Collected data:
——————

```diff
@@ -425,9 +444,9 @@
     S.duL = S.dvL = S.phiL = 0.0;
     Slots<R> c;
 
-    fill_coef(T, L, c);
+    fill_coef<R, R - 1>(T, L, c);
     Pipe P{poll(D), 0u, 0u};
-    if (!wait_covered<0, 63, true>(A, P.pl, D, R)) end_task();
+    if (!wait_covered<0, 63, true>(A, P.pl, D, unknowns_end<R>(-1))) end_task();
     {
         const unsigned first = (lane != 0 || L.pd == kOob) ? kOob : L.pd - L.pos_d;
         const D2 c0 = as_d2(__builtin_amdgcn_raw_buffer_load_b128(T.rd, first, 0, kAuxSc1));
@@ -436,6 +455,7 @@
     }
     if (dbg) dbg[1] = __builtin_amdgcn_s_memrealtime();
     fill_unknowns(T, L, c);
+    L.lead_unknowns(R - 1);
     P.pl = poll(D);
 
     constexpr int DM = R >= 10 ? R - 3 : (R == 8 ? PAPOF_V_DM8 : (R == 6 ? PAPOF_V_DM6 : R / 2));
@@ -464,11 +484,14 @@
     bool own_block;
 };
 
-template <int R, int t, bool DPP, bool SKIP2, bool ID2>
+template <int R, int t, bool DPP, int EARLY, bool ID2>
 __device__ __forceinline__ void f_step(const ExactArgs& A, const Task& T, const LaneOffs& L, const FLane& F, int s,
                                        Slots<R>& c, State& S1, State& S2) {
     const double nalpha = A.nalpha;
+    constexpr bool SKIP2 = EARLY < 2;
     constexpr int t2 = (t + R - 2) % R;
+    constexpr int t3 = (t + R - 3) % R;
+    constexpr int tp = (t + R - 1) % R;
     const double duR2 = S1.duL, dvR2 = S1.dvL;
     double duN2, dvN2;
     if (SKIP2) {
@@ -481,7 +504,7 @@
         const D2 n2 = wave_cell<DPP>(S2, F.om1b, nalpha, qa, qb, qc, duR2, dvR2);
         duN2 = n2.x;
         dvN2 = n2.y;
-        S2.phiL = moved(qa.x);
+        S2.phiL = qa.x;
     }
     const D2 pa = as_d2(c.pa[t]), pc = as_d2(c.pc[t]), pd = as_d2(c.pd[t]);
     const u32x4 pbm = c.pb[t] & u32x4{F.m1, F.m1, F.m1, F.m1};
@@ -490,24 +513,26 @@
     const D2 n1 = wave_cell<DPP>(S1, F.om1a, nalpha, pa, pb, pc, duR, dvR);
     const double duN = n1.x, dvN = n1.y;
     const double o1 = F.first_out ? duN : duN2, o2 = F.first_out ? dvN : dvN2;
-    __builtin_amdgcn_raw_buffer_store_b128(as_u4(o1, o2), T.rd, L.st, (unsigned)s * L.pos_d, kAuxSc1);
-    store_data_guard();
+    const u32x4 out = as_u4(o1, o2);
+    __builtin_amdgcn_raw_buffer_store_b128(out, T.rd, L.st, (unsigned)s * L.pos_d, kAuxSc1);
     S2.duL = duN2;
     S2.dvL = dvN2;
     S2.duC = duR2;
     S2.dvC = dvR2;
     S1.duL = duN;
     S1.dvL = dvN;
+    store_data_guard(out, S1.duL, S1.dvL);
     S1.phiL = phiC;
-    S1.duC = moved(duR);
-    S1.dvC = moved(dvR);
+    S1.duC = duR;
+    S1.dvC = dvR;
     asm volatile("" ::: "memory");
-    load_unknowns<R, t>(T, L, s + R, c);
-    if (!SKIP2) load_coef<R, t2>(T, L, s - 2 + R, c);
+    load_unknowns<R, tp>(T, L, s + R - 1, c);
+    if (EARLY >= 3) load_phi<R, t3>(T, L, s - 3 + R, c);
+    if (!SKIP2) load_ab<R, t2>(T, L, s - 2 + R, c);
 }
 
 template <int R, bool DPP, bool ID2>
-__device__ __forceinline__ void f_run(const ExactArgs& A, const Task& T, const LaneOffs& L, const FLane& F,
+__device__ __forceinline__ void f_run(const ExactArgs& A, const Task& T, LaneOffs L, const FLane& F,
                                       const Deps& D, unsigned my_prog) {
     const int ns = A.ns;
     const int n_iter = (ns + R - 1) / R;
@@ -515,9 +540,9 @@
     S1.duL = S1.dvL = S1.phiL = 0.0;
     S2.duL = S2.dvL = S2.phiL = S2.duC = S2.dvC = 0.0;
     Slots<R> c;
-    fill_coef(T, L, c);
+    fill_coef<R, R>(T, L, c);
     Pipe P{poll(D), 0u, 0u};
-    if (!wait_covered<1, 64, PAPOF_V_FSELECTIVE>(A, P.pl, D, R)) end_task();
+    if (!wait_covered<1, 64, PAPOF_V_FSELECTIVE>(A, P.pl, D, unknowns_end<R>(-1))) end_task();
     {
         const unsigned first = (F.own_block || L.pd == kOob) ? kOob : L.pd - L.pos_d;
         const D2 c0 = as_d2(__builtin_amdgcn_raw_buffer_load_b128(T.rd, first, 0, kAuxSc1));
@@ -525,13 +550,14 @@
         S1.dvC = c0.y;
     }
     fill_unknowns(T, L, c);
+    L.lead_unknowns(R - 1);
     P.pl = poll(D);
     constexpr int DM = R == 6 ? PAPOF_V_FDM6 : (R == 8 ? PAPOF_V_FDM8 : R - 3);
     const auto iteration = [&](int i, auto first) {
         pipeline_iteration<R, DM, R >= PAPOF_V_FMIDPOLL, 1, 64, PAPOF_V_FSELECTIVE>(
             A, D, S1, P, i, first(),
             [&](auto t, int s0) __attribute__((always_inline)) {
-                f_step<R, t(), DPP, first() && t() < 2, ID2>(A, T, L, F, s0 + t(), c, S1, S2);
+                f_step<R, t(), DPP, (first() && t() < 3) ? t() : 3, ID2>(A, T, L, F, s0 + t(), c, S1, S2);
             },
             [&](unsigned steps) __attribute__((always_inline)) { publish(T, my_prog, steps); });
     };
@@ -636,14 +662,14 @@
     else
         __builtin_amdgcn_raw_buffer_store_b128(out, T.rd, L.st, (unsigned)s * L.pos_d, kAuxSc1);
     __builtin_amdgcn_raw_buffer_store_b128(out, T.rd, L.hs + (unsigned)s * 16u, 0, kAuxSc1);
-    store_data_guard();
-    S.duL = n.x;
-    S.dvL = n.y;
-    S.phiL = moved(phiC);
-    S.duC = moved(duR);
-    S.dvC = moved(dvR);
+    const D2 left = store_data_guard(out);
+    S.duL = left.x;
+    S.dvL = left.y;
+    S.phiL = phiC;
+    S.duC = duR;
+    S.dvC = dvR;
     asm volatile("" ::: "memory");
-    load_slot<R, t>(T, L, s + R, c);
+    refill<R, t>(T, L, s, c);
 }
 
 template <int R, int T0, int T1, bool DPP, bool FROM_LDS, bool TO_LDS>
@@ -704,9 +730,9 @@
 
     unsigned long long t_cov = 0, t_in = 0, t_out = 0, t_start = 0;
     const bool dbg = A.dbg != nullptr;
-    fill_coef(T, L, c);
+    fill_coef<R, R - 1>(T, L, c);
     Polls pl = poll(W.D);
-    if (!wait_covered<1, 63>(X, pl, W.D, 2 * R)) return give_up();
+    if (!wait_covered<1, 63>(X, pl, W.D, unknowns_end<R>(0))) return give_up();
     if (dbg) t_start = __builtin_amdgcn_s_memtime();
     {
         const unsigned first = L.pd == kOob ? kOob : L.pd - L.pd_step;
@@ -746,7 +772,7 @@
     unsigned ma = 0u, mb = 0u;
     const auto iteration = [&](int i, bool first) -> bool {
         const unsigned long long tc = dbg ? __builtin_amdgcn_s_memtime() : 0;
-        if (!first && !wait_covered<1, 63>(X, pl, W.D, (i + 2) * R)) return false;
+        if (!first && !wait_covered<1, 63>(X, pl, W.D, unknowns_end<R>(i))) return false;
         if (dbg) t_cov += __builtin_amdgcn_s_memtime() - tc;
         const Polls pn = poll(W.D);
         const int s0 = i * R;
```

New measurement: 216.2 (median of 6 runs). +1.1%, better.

——————

### What is needed
Your answer must be a single number: how many lines of the records contain the word "Polls".

### Completed exercise
2